Thursday, August 09, 2012

The Log, She Grew


“It is with us as with timber. Every knot and shake in a board reveals some disease or injury that overtook the log when it was growing. A gentleman named Jean Pigeon, who once built a frame house for me, put this in a nutshell. He said: `Everything which a tree she has experienced in the forest she takes with her into the house.' That is the law for us all, each in his or her own land.”

I love that Kipling included Pigeon’s gendered French nouns: “with a tree she has experienced… she takes with her into the house.” I also love the idea that I am like a board that reveals disease and injury incurred while growing. 

Tom Robbins once said that when people tell you to shut up they mean stop talking; and when people tell you to grow up the mean stop growing. The name of my blog is based on a premise that, like a tree, my lifelong growth will stop only upon my death.

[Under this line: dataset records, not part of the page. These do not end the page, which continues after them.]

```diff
+        __builtin_amdgcn_s_barrier();
+      }
+    }
+  }
+  if constexpr (STAG) {
+    if (grp == 0) __builtin_amdgcn_s_barrier();
+  }
+
+  if constexpr (KG == 2) {
+    f32x4* park = reinterpret_cast<f32x4*>(smem + GE) + (tid & 255);
+    if (grp == 1) {
 #pragma unroll
       for (int i = 0; i < MT; ++i)
 #pragma unroll
-        for (int j = 0; j < NT; ++j)
-          acc[i][j] = __builtin_amdgcn_mfma_f32_16x16x32_bf16(cat8(bl[s2][j], bh[s2][j]), cat8(al[s2][i], ah[s2][i]),
-                                                              acc[i][j], 0, 0, 0);
-    }
-    __builtin_amdgcn_s_waitcnt(0xC07F);
+        for (int j = 0; j < NT; ++j) park[(i * NT + j) * 256] = acc[i][j];
+    }
+    asm volatile("s_waitcnt lgkmcnt(0)" ::: "memory");
     __builtin_amdgcn_s_barrier();
+    asm volatile("" ::: "memory");
+    if (grp == 1) return;
+#pragma unroll
+    for (int i = 0; i < MT; ++i)
+#pragma unroll
+      for (int j = 0; j < NT; ++j) acc[i][j] = acc[i][j] + park[(i * NT + j) * 256];
   }
 
   const int g = lane >> 4, ci = lane & 15;
   const int mbase = m0 + wm * (BM / 2) + ci, nbase = n0 + wn * (BN / 2) + 4 * g;
-  float* ws = p.ws + (long long)split * p.M * p.N;
+  float* ws = p.ws + (long long)slab * p.M * p.N;
 #pragma unroll
   for (int i = 0; i < MT; ++i) {
     const int m = mbase + i * 16;
@@ -225,18 +298,40 @@
   }
 }
 
-template <int BM, int BN, bool BG> int launch_wgrad(const GemmParams& p0, int splits, hipStream_t s) {
+int g_kgroups = -1;
+
+template <int BM, int BN, bool BG> constexpr int kgroups_default() {
+  if (BG && BM == 128 && BN == 64) return 2;
+  if (BG && BM == 64 && BN == 128) return 1;
+  if (BG && BM == 64 && BN == 64) return 2;
+  if (!BG && BM == 128 && BN == 128) return 2;
+  return 0;
+}
+
+template <int BM, int BN, bool BG> int launch_wgrad(const GemmParams& p0, int splits, hipStream_t s, int* slabs) {
   GemmParams p = p0;
   p.batch_inner = splits;
+  const int mode = g_kgroups < 0 ? kgroups_default<BM, BN, BG>() : g_kgroups;
+  const int kg = mode ? 2 : 1, nslab = (splits + kg - 1) / kg;
   const long long per = (long long)((p.N + BN - 1) / BN) * ((p.M + BM - 1) / BM);
-  const long long wgs = (splits + 7) / 8 * 8 * per;
+  long long wgs = (nslab + 7) / 8 * 8 * per;
+  if (kg == 2 && nslab <= 4) {
+    const int r = nslab <= 1 ? 8 : nslab <= 2 ? 4 : 2;
+    wgs = (per + r - 1) / r * 8;
+  }
   VCG_REQUIRE(wgs < (1LL << 31), "wgrad grid too large");
   const int tk = timing_begin(s);
-  hipLaunchKernelGGL((wgrad_fast_kernel<BM, BN, BG>), dim3((unsigned)wgs), dim3(256), 0, s, p);
+  if (mode == 0)
+    hipLaunchKernelGGL((wgrad_fast_kernel<BM, BN, BG, 1, false>), dim3((unsigned)wgs), dim3(256), 0, s, p);
+  else if (mode == 1)
+    hipLaunchKernelGGL((wgrad_fast_kernel<BM, BN, BG, 2, false>), dim3((unsigned)wgs), dim3(512), 0, s, p);
+  else
+    hipLaunchKernelGGL((wgrad_fast_kernel<BM, BN, BG, 2, true>), dim3((unsigned)wgs), dim3(512), 0, s, p);
   if (census_on()) { char t_[96]; snprintf(t_, sizeof(t_), "wgrad_fast %dx%d bg%d z%d", BM, BN, (int)BG, splits); census_add(t_, p.M, p.N, p.K); }
   timing_end(tk, s, TIMING_WGRAD, 2.0 * p.M * p.N * (double)p.K,
              (double)p.a.bytes + (double)p.b.bytes + 4.0 * p.M * (double)p.N);
   VCG_LAUNCH_CHECK();
+  *slabs = nslab;
   return VCG_OK;
 }
 
@@ -394,18 +489,18 @@
 int wgrad_fast_tile_m(int M) { return M >= 128 ? 128 : 64; }
 int wgrad_fast_tile_n(int N) { return N > 64 ? 128 : 64; }
 
-int run_fast_wgrad(const GemmParams& p, int splits, hipStream_t s, bool dense_b) {
+int run_fast_wgrad(const GemmParams& p, int splits, hipStream_t s, int* slabs, bool dense_b) {
   const int bm = wgrad_fast_tile_m(p.M), bn = wgrad_fast_tile_n(p.N);
   if (dense_b) {
-    if (bm == 128 && bn == 128) return launch_wgrad<128, 128, false>(p, splits, s);
-    if (bm == 128) return launch_wgrad<128, 64, false>(p, splits, s);
-    if (bn == 128) return launch_wgrad<64, 128, false>(p, splits, s);
-    return launch_wgrad<64, 64, false>(p, splits, s);
-  }
-  if (bm == 128 && bn == 128) return launch_wgrad<128, 128, true>(p, splits, s);
-  if (bm == 128) return launch_wgrad<128, 64, true>(p, splits, s);
-  if (bn == 128) return launch_wgrad<64, 128, true>(p, splits, s);
-  return launch_wgrad<64, 64, true>(p, splits, s);
+    if (bm == 128 && bn == 128) return launch_wgrad<128, 128, false>(p, splits, s, slabs);
+    if (bm == 128) return launch_wgrad<128, 64, false>(p, splits, s, slabs);
+    if (bn == 128) return launch_wgrad<64, 128, false>(p, splits, s, slabs);
+    return launch_wgrad<64, 64, false>(p, splits, s, slabs);
+  }
+  if (bm == 128 && bn == 128) return launch_wgrad<128, 128, true>(p, splits, s, slabs);
+  if (bm == 128) return launch_wgrad<128, 64, true>(p, splits, s, slabs);
+  if (bn == 128) return launch_wgrad<64, 128, true>(p, splits, s, slabs);
+  return launch_wgrad<64, 64, true>(p, splits, s, slabs);
 }
 
 int wgrad_patch_rows(int dtype, int H, int W, int C, int Cin, int Cout, int KH, int KW, int stride, int pad,
@@ -469,3 +564,9 @@
 }
 
 }
+
+VCG_API int vcg_wgrad_kgroups(int mode) {
+  const int prev = vcg::g_kgroups;
+  vcg::g_kgroups = mode < 0 ? -1 : mode > 2 ? 2 : mode;
+  return prev;
+}
diff --git a/video-chapter-generation_amd/vcg_hip/ops.py b/video-chapter-generation_amd/vcg_hip/ops.py
--- a/video-chapter-generation_amd/vcg_hip/ops.py
+++ b/video-chapter-generation_amd/vcg_hip/ops.py
@@ -70,6 +70,10 @@
         _lib.call("vcg_gemm_census_get", i, buf, 256, ctypes.addressof(n))
         out[buf.value.decode()] = n.value
     return out
+
+
+def wgrad_kgroups(mode):
+    return _lib.query("vcg_wgrad_kgroups", int(mode))
 
 
 def timing_enable(on):
```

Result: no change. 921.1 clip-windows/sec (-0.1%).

I may no longer have growth spurts like a young sapling, and I may lean over a bit like the old eucalyptus at the top of the driveway, but I’m still hanging out here in the forest trying to overcome drought, pestilence and the other miscellaneous assorted slings and arrows of outrageous fortune. 

So, technically, even though the rate of my blogging has slowed, this blog, she still grows.


2 comments:

Martha in Michigan said...

Uh, isn't that eucalyptus leaning toward the house? Makes me nervous!

Whiskeymarie said...

I never comment, but this blog? I love.
Post every day or every year- I'll be here.